* _Activity_
From the first line to the last, set down the data exactly as given.

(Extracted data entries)
*-*-*
__device__ __forceinline__ uint32_t tr_key_spread(uint32_t o, uint32_t a, uint32_t* s_w, int lane, int wave) {
#pragma unroll
    for (int off = 32; off > 0; off >>= 1) { o |= __shfl_xor(o, off); a &= __shfl_xor(a, off); }
    if (lane == 0) { s_w[wave] = o; s_w[TR_WAVES + wave] = a; }
    __syncthreads();
    o = 0u; a = ~0u;
#pragma unroll
    for (int w = 0; w < TR_WAVES; w++) { o |= s_w[w]; a &= s_w[TR_WAVES + w]; }
    return o ^ a;
}

__device__ __forceinline__ uint32_t tr_digit_scan(uint32_t cnt, uint32_t* s_w, int lane, int wave) {
    uint32_t x = cnt;
#pragma unroll
    for (int o = 1; o < 64; o <<= 1) { const uint32_t y = __shfl_up(x, o); if (lane >= o) x += y; }
    if (lane == 63) s_w[wave] = x;
    __syncthreads();
    uint32_t excl = x - cnt;
    for (int w = 0; w < wave; w++) excl += s_w[w];
    return excl;
}

template <int IPT>
__device__ __forceinline__ void tile_radix_lds(uint32_t n, uint32_t* __restrict__ pl, const uint32_t* __restrict__ depth_keys,
                                               uint32_t (*s_cnt)[RS_RADIX], uint2* s_item, uint32_t* s_w, uint32_t tid) {
    const int lane = tid & 63, wave = tid >> 6;
    const uint32_t ipt = (n + RS_THREADS - 1) / RS_THREADS;
    const uint32_t wbase = (uint32_t)wave * 64u * ipt;
    uint32_t k[IPT], v[IPT], rank[IPT];
    uint32_t o = 0u, a = ~0u;
#pragma unroll
    for (int it = 0; it < IPT; it++) {
        const uint32_t idx = wbase + (uint32_t)it * 64u + lane;
        const bool ok = (uint32_t)it < ipt && idx < n;
        const uint32_t id = pl[ok ? idx : 0u], key = depth_keys[id];
        v[it] = id; k[it] = ok ? key : 0xffffffffu; rank[it] = 0u;
        o |= ok ? key : 0u; a &= ok ? key : 0xffffffffu;
    }
    for (int j = lane; j < RS_RADIX; j += 64) s_cnt[wave][j] = 0u;
    const uint32_t diff = tr_key_spread(o, a, s_w, lane, wave);
    if (diff == 0u) return;
#pragma unroll 1
    for (int shift = 0; shift < 32; shift += RS_BITS) {
        if (((diff >> shift) & (RS_RADIX - 1u)) == 0u) continue;
#pragma unroll
        for (int it = 0; it < IPT; it++) {
            uint32_t r = 0u;
            if ((uint32_t)it < ipt) r = tr_rank((k[it] >> shift) & (RS_RADIX - 1u), true, s_cnt[wave]);
            rank[it] = r;
            __builtin_amdgcn_sched_barrier(0);
        }
        __syncthreads();
        uint32_t cw[TR_WAVES], cnt = 0;
#pragma unroll
        for (int w = 0; w < TR_WAVES; w++) { cw[w] = s_cnt[w][tid]; cnt += cw[w]; }
        uint32_t run = tr_digit_scan(cnt, s_w + 2 * TR_WAVES, lane, wave);
#pragma unroll
        for (int w = 0; w < TR_WAVES; w++) { s_cnt[w][tid] = run; run += cw[w]; }
        __syncthreads();
#pragma unroll
        for (int it = 0; it < IPT; it++) {
            if ((uint32_t)it < ipt) s_item[s_cnt[wave][(k[it] >> shift) & (RS_RADIX - 1u)] + rank[it]] = make_uint2(k[it], v[it]);
        }
        for (int j = lane; j < RS_RADIX; j += 64) s_cnt[wave][j] = 0u;
        __syncthreads();
#pragma unroll
        for (int it = 0; it < IPT; it++) {
            const uint32_t idx = wbase + (uint32_t)it * 64u + lane;
            const uint2 kv = s_item[(uint32_t)it < ipt ? idx : 0u];
            k[it] = kv.x; v[it] = kv.y;
        }
    }
#pragma unroll
    for (int it = 0; it < IPT; it++) {
        const uint32_t idx = wbase + (uint32_t)it * 64u + lane;
        if ((uint32_t)it < ipt && idx < n) pl[idx] = v[it];
    }
}

__device__ __forceinline__ void tile_radix_chunked(uint32_t n, uint32_t* pl, const uint32_t* __restrict__ depth_keys, uint32_t* ak,
                                                   uint32_t* bk, uint32_t* bv, uint32_t (*s_cnt)[RS_RADIX], uint32_t (*s_hist)[RS_RADIX],
                                                   uint32_t* s_base, uint32_t* s_w, uint32_t tid) {
    const int lane = tid & 63, wave = tid >> 6;
    for (int p = 0; p < RS_MAX_PASSES; p++) s_hist[p][tid] = 0u;
    for (int j = lane; j < RS_RADIX; j += 64) s_cnt[wave][j] = 0u;
    __syncthreads();
    uint32_t o = 0u, a = ~0u;
    for (uint32_t i = tid; i < n; i += RS_THREADS) {
        const uint32_t key = depth_keys[pl[i]];
        ak[i] = key; o |= key; a &= key;
#pragma unroll
        for (int p = 0; p < RS_MAX_PASSES; p++) atomicAdd(&s_hist[p][(key >> (p * RS_BITS)) & (RS_RADIX - 1u)], 1u);
    }
    const uint32_t diff = tr_key_spread(o, a, s_w, lane, wave);
    if (diff == 0u) return;
    uint32_t *sk = ak, *sv = pl, *dk = bk, *dv = bv;
#pragma unroll 1
    for (int p = 0; p < RS_MAX_PASSES; p++) {
        const int shift = p * RS_BITS;
        if (((diff >> shift) & (RS_RADIX - 1u)) == 0u) continue;
        s_base[tid] = tr_digit_scan(s_hist[p][tid], s_w + 2 * TR_WAVES, lane, wave);
        __syncthreads();
        for (uint32_t c0 = 0; c0 < n; c0 += (uint32_t)(RS_THREADS * TR_CHUNK_IPT)) {
            const uint32_t wbase = c0 + (uint32_t)wave * (64u * TR_CHUNK_IPT);
            uint32_t k[TR_CHUNK_IPT], v[TR_CHUNK_IPT], rank[TR_CHUNK_IPT];
#pragma unroll
            for (int it = 0; it < TR_CHUNK_IPT; it++) {
                const uint32_t idx = wbase + (uint32_t)it * 64u + lane;
                k[it] = idx < n ? sk[idx] : 0xffffffffu;
                v[it] = idx < n ? sv[idx] : 0u;
            }
#pragma unroll
            for (int it = 0; it < TR_CHUNK_IPT; it++) {
                rank[it] = tr_rank((k[it] >> shift) & (RS_RADIX - 1u), wbase + (uint32_t)it * 64u + lane < n, s_cnt[wave]);
                __builtin_amdgcn_sched_barrier(0);
            }
            __syncthreads();
            uint32_t run = s_base[tid];
#pragma unroll
            for (int w = 0; w < TR_WAVES; w++) { const uint32_t c = s_cnt[w][tid]; s_cnt[w][tid] = run; run += c; }
            s_base[tid] = run;
            __syncthreads();
#pragma unroll
            for (int it = 0; it < TR_CHUNK_IPT; it++) {
                if (wbase + (uint32_t)it * 64u + lane < n) {
                    const uint32_t dst = s_cnt[wave][(k[it] >> shift) & (RS_RADIX - 1u)] + rank[it];
                    if (dst < n) { dk[dst] = k[it]; dv[dst] = v[it]; }
                }
            }
            for (int j = lane; j < RS_RADIX; j += 64) s_cnt[wave][j] = 0u;
        }
        __syncthreads();
        uint32_t* t = sk; sk = dk; dk = t;
        t = sv; sv = dv; dv = t;
    }
    if (sv != pl) for (uint32_t i = tid; i < n; i += RS_THREADS) pl[i] = sv[i];
}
*-*-*
* _Worked solution_
__device__ __forceinline__ uint32_t tr_key_spread(uint32_t o, uint32_t a, uint32_t* s_w, int lane, int wave) {
#pragma unroll
    for (int off = 32; off > 0; off >>= 1) { o |= __shfl_xor(o, off); a &= __shfl_xor(a, off); }
    if (lane == 0) { s_w[wave] = o; s_w[TR_WAVES + wave] = a; }
    __syncthreads();
    o = 0u; a = ~0u;
#pragma unroll
    for (int w = 0; w < TR_WAVES; w++) { o |= s_w[w]; a &= s_w[TR_WAVES + w]; }
    return o ^ a;
}

__device__ __forceinline__ uint32_t tr_digit_scan(uint32_t cnt, uint32_t* s_w, int lane, int wave) {
    uint32_t x = cnt;
#pragma unroll
    for (int o = 1; o < 64; o <<= 1) { const uint32_t y = __shfl_up(x, o); if (lane >= o) x += y; }
    if (lane == 63) s_w[wave] = x;
    __syncthreads();
    uint32_t excl = x - cnt;
    for (int w = 0; w < wave; w++) excl += s_w[w];
    return excl;
}

template <int IPT>
__device__ __forceinline__ void tile_radix_lds(uint32_t n, uint32_t* __restrict__ pl, const uint32_t* __restrict__ depth_keys,
                                               uint32_t (*s_cnt)[RS_RADIX], uint2* s_item, uint32_t* s_w, uint32_t tid) {
    const int lane = tid & 63, wave = tid >> 6;
    const uint32_t ipt = (n + RS_THREADS - 1) / RS_THREADS;
    const uint32_t wbase = (uint32_t)wave * 64u * ipt;
    uint32_t k[IPT], v[IPT], rank[IPT];
    uint32_t o = 0u, a = ~0u;
#pragma unroll
    for (int it = 0; it < IPT; it++) {
        const uint32_t idx = wbase + (uint32_t)it * 64u + lane;
        const bool ok = (uint32_t)it < ipt && idx < n;
        const uint32_t id = pl[ok ? idx : 0u], key = depth_keys[id];
        v[it] = id; k[it] = ok ? key : 0xffffffffu; rank[it] = 0u;
        o |= ok ? key : 0u; a &= ok ? key : 0xffffffffu;
    }
    for (int j = lane; j < RS_RADIX; j += 64) s_cnt[wave][j] = 0u;
    const uint32_t diff = tr_key_spread(o, a, s_w, lane, wave);
    if (diff == 0u) return;
#pragma unroll 1
    for (int shift = 0; shift < 32; shift += RS_BITS) {
        if (((diff >> shift) & (RS_RADIX - 1u)) == 0u) continue;
#pragma unroll
        for (int it = 0; it < IPT; it++) {
            uint32_t r = 0u;
            if ((uint32_t)it < ipt) r = tr_rank((k[it] >> shift) & (RS_RADIX - 1u), true, s_cnt[wave]);
            rank[it] = r;
            __builtin_amdgcn_sched_barrier(0);
        }
        __syncthreads();
        uint32_t cw[TR_WAVES], cnt = 0;
#pragma unroll
        for (int w = 0; w < TR_WAVES; w++) { cw[w] = s_cnt[w][tid]; cnt += cw[w]; }
        uint32_t run = tr_digit_scan(cnt, s_w + 2 * TR_WAVES, lane, wave);
#pragma unroll
        for (int w = 0; w < TR_WAVES; w++) { s_cnt[w][tid] = run; run += cw[w]; }
        __syncthreads();
#pragma unroll
        for (int it = 0; it < IPT; it++) {
            if ((uint32_t)it < ipt) s_item[s_cnt[wave][(k[it] >> shift) & (RS_RADIX - 1u)] + rank[it]] = make_uint2(k[it], v[it]);
        }
        for (int j = lane; j < RS_RADIX; j += 64) s_cnt[wave][j] = 0u;
        __syncthreads();
#pragma unroll
        for (int it = 0; it < IPT; it++) {
            const uint32_t idx = wbase + (uint32_t)it * 64u + lane;
            const uint2 kv = s_item[(uint32_t)it < ipt ? idx : 0u];
            k[it] = kv.x; v[it] = kv.y;
        }
    }
#pragma unroll
    for (int it = 0; it < IPT; it++) {
        const uint32_t idx = wbase + (uint32_t)it * 64u + lane;
        if ((uint32_t)it < ipt && idx < n) pl[idx] = v[it];
    }
}

__device__ __forceinline__ void tile_radix_chunked(uint32_t n, uint32_t* pl, const uint32_t* __restrict__ depth_keys, uint32_t* ak,
                                                   uint32_t* bk, uint32_t* bv, uint32_t (*s_cnt)[RS_RADIX], uint32_t (*s_hist)[RS_RADIX],
                                                   uint32_t* s_base, uint32_t* s_w, uint32_t tid) {
    const int lane = tid & 63, wave = tid >> 6;
    for (int p = 0; p < RS_MAX_PASSES; p++) s_hist[p][tid] = 0u;
    for (int j = lane; j < RS_RADIX; j += 64) s_cnt[wave][j] = 0u;
    __syncthreads();
    uint32_t o = 0u, a = ~0u;
    for (uint32_t i = tid; i < n; i += RS_THREADS) {
        const uint32_t key = depth_keys[pl[i]];
        ak[i] = key; o |= key; a &= key;
#pragma unroll
        for (int p = 0; p < RS_MAX_PASSES; p++) atomicAdd(&s_hist[p][(key >> (p * RS_BITS)) & (RS_RADIX - 1u)], 1u);
    }
    const uint32_t diff = tr_key_spread(o, a, s_w, lane, wave);
    if (diff == 0u) return;
    uint32_t *sk = ak, *sv = pl, *dk = bk, *dv = bv;
#pragma unroll 1
    for (int p = 0; p < RS_MAX_PASSES; p++) {
        const int shift = p * RS_BITS;
        if (((diff >> shift) & (RS_RADIX - 1u)) == 0u) continue;
        s_base[tid] = tr_digit_scan(s_hist[p][tid], s_w + 2 * TR_WAVES, lane, wave);
        __syncthreads();
        for (uint32_t c0 = 0; c0 < n; c0 += (uint32_t)(RS_THREADS * TR_CHUNK_IPT)) {
            const uint32_t wbase = c0 + (uint32_t)wave * (64u * TR_CHUNK_IPT);
            uint32_t k[TR_CHUNK_IPT], v[TR_CHUNK_IPT], rank[TR_CHUNK_IPT];
#pragma unroll
            for (int it = 0; it < TR_CHUNK_IPT; it++) {
                const uint32_t idx = wbase + (uint32_t)it * 64u + lane;
                k[it] = idx < n ? sk[idx] : 0xffffffffu;
                v[it] = idx < n ? sv[idx] : 0u;
            }
#pragma unroll
            for (int it = 0; it < TR_CHUNK_IPT; it++) {
                rank[it] = tr_rank((k[it] >> shift) & (RS_RADIX - 1u), wbase + (uint32_t)it * 64u + lane < n, s_cnt[wave]);
                __builtin_amdgcn_sched_barrier(0);
            }
            __syncthreads();
            uint32_t run = s_base[tid];
#pragma unroll
            for (int w = 0; w < TR_WAVES; w++) { const uint32_t c = s_cnt[w][tid]; s_cnt[w][tid] = run; run += c; }
            s_base[tid] = run;
            __syncthreads();
#pragma unroll
            for (int it = 0; it < TR_CHUNK_IPT; it++) {
                if (wbase + (uint32_t)it * 64u + lane < n) {
                    const uint32_t dst = s_cnt[wave][(k[it] >> shift) & (RS_RADIX - 1u)] + rank[it];
                    if (dst < n) { dk[dst] = k[it]; dv[dst] = v[it]; }
                }
            }
            for (int j = lane; j < RS_RADIX; j += 64) s_cnt[wave][j] = 0u;
        }
        __syncthreads();
        uint32_t* t = sk; sk = dk; dk = t;
        t = sv; sv = dv; dv = t;
    }
    if (sv != pl) for (uint32_t i = tid; i < n; i += RS_THREADS) pl[i] = sv[i];
}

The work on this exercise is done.